Source data:
____
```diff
+                const uint32_t sj = j == 0 ? seg[0] : j == 1 ? seg[1] : j == 2 ? seg[2] : seg[3];
+                uint32_t qj = j == 0 ? q[0] : j == 1 ? q[1] : j == 2 ? q[2] : q[3];
+                const bool ends = d0 + j == (ej & 0x0FFFFFFFu);
+                const int vb = ends ? (int)(ej >> 28) : 4;
+#pragma unroll
+                for (int b = 0; b < 4; b++)
+                    if (b < vb) {
+                        const uint32_t byte = (vj >> (8 * b)) & 0xFFu;
+                        out[qj++] = (uint8_t)byte;
+                        if (byte == 0xFFu) out[qj++] = 0;
+                    }
+                if (ends && sj != last) {
+                    out[qj] = 0xFF;
+                    out[qj + 1] = (uint8_t)(0xD0 + ((seg0 + sj) & 7u));
                 }
-                if (ends && seg != last) {
-                    out[q] = 0xFF;
-                    out[q + 1] = (uint8_t)(0xD0 + ((seg0 + seg) & 7u));
-                }
             }
             ffrun = (uint32_t)__builtin_amdgcn_readlane((int)fi, 63);
-            segs_before = (uint32_t)__builtin_amdgcn_readlane((int)seg, 63) + 1u;
+            segs_before = (uint32_t)__builtin_amdgcn_readlane((int)starts, 63);
         }
     }
 }
```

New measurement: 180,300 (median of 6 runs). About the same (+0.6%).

## Restructure gather kernel with per-wave scans, 16-byte loads and marker-byte segment ends

Applied to the files above, without the earlier changes.

The gather kernel now lets each wave compute its own prefix over piece/group sizes instead of doing workgroup-wide scans through shared memory. It drops the per-segment FF-count input and stops using bpermute lookups. Instead, segment ends are encoded as marker bytes in LDS, holding padding and restart info, and output positions are derived from one running scan per 16-byte chunk. Source data is loaded and stored in uint4 chunks, with a divergent slow path only for dwords that contain 0xFF bytes or segment ends. The change adds a host-side alignment check on the temp buffer, plus optional trace hooks. In exchange it risks more lane-serialised slow-path work whenever chunks hold 0xFF bytes.

```diff
diff --git a/gpujpeg_amd/csrc/gj_enc_assemble.hip b/gpujpeg_amd/csrc/gj_enc_assemble.hip
--- a/gpujpeg_amd/csrc/gj_enc_assemble.hip
+++ b/gpujpeg_amd/csrc/gj_enc_assemble.hip
@@ -1,150 +1,182 @@
 #include "gj_enc_internal.h"
 
-#define GJ_GATHER_PRELOAD 8
+#define GJ_GATHER_PRELOAD 2
 #define GJ_GATHER_MARK_DW 2048
+#ifndef GJ_GATHER_STORE16
+#define GJ_GATHER_STORE16 1
+#endif
+#ifdef GJ_TRACE_PHASES
+static __device__ int gj_trace_stop_g = 1 << 30;
+extern "C" GJ_HIP_API int gj_hip_trace_stop_gather(int n) { return hipMemcpyToSymbol(HIP_SYMBOL(gj_trace_stop_g), &n, sizeof n) == hipSuccess ? 0 : -1; }
+#define GJ_TRACE_G(slot) do { if ((slot) >= gj_trace_stop_g) __builtin_amdgcn_endpgm(); } while (0)
+#else
+#define GJ_TRACE_G(slot) ((void)0)
+#endif
+#define GJ_GATHER_PAD 0x07070707u
+#define GJ_GATHER_RST 0x18181818u
 __global__ __launch_bounds__(256) void k_gather(const GjTail T0)
 {
     GjTail T = T0;
     {
         const size_t fz = blockIdx.z;
         T.piece += fz * T0.f_tail; T.group += fz * T0.f_tail; T.group_other += fz * T0.f_tail;
-        T.temp += fz * T0.f_temp; T.seg_bytes += fz * T0.f_seg; T.seg_ff += fz * T0.f_seg;
+        T.temp += fz * T0.f_temp; T.seg_bytes += fz * T0.f_seg;
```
____
**Task brief**:
Copy out all of the data. Keep every word unchanged.

**Expected answer**:
```diff
+                const uint32_t sj = j == 0 ? seg[0] : j == 1 ? seg[1] : j == 2 ? seg[2] : seg[3];
+                uint32_t qj = j == 0 ? q[0] : j == 1 ? q[1] : j == 2 ? q[2] : q[3];
+                const bool ends = d0 + j == (ej & 0x0FFFFFFFu);
+                const int vb = ends ? (int)(ej >> 28) : 4;
+#pragma unroll
+                for (int b = 0; b < 4; b++)
+                    if (b < vb) {
+                        const uint32_t byte = (vj >> (8 * b)) & 0xFFu;
+                        out[qj++] = (uint8_t)byte;
+                        if (byte == 0xFFu) out[qj++] = 0;
+                    }
+                if (ends && sj != last) {
+                    out[qj] = 0xFF;
+                    out[qj + 1] = (uint8_t)(0xD0 + ((seg0 + sj) & 7u));
                 }
-                if (ends && seg != last) {
-                    out[q] = 0xFF;
-                    out[q + 1] = (uint8_t)(0xD0 + ((seg0 + seg) & 7u));
-                }
             }
             ffrun = (uint32_t)__builtin_amdgcn_readlane((int)fi, 63);
-            segs_before = (uint32_t)__builtin_amdgcn_readlane((int)seg, 63) + 1u;
+            segs_before = (uint32_t)__builtin_amdgcn_readlane((int)starts, 63);
         }
     }
 }
```

New measurement: 180,300 (median of 6 runs). About the same (+0.6%).

## Restructure gather kernel with per-wave scans, 16-byte loads and marker-byte segment ends

Applied to the files above, without the earlier changes.

The gather kernel now lets each wave compute its own prefix over piece/group sizes instead of doing workgroup-wide scans through shared memory. It drops the per-segment FF-count input and stops using bpermute lookups. Instead, segment ends are encoded as marker bytes in LDS, holding padding and restart info, and output positions are derived from one running scan per 16-byte chunk. Source data is loaded and stored in uint4 chunks, with a divergent slow path only for dwords that contain 0xFF bytes or segment ends. The change adds a host-side alignment check on the temp buffer, plus optional trace hooks. In exchange it risks more lane-serialised slow-path work whenever chunks hold 0xFF bytes.

```diff
diff --git a/gpujpeg_amd/csrc/gj_enc_assemble.hip b/gpujpeg_amd/csrc/gj_enc_assemble.hip
--- a/gpujpeg_amd/csrc/gj_enc_assemble.hip
+++ b/gpujpeg_amd/csrc/gj_enc_assemble.hip
@@ -1,150 +1,182 @@
 #include "gj_enc_internal.h"
 
-#define GJ_GATHER_PRELOAD 8
+#define GJ_GATHER_PRELOAD 2
 #define GJ_GATHER_MARK_DW 2048
+#ifndef GJ_GATHER_STORE16
+#define GJ_GATHER_STORE16 1
+#endif
+#ifdef GJ_TRACE_PHASES
+static __device__ int gj_trace_stop_g = 1 << 30;
+extern "C" GJ_HIP_API int gj_hip_trace_stop_gather(int n) { return hipMemcpyToSymbol(HIP_SYMBOL(gj_trace_stop_g), &n, sizeof n) == hipSuccess ? 0 : -1; }
+#define GJ_TRACE_G(slot) do { if ((slot) >= gj_trace_stop_g) __builtin_amdgcn_endpgm(); } while (0)
+#else
+#define GJ_TRACE_G(slot) ((void)0)
+#endif
+#define GJ_GATHER_PAD 0x07070707u
+#define GJ_GATHER_RST 0x18181818u
 __global__ __launch_bounds__(256) void k_gather(const GjTail T0)
 {
     GjTail T = T0;
     {
         const size_t fz = blockIdx.z;
         T.piece += fz * T0.f_tail; T.group += fz * T0.f_tail; T.group_other += fz * T0.f_tail;
-        T.temp += fz * T0.f_temp; T.seg_bytes += fz * T0.f_seg; T.seg_ff += fz * T0.f_seg;
+        T.temp += fz * T0.f_temp; T.seg_bytes += fz * T0.f_seg;
```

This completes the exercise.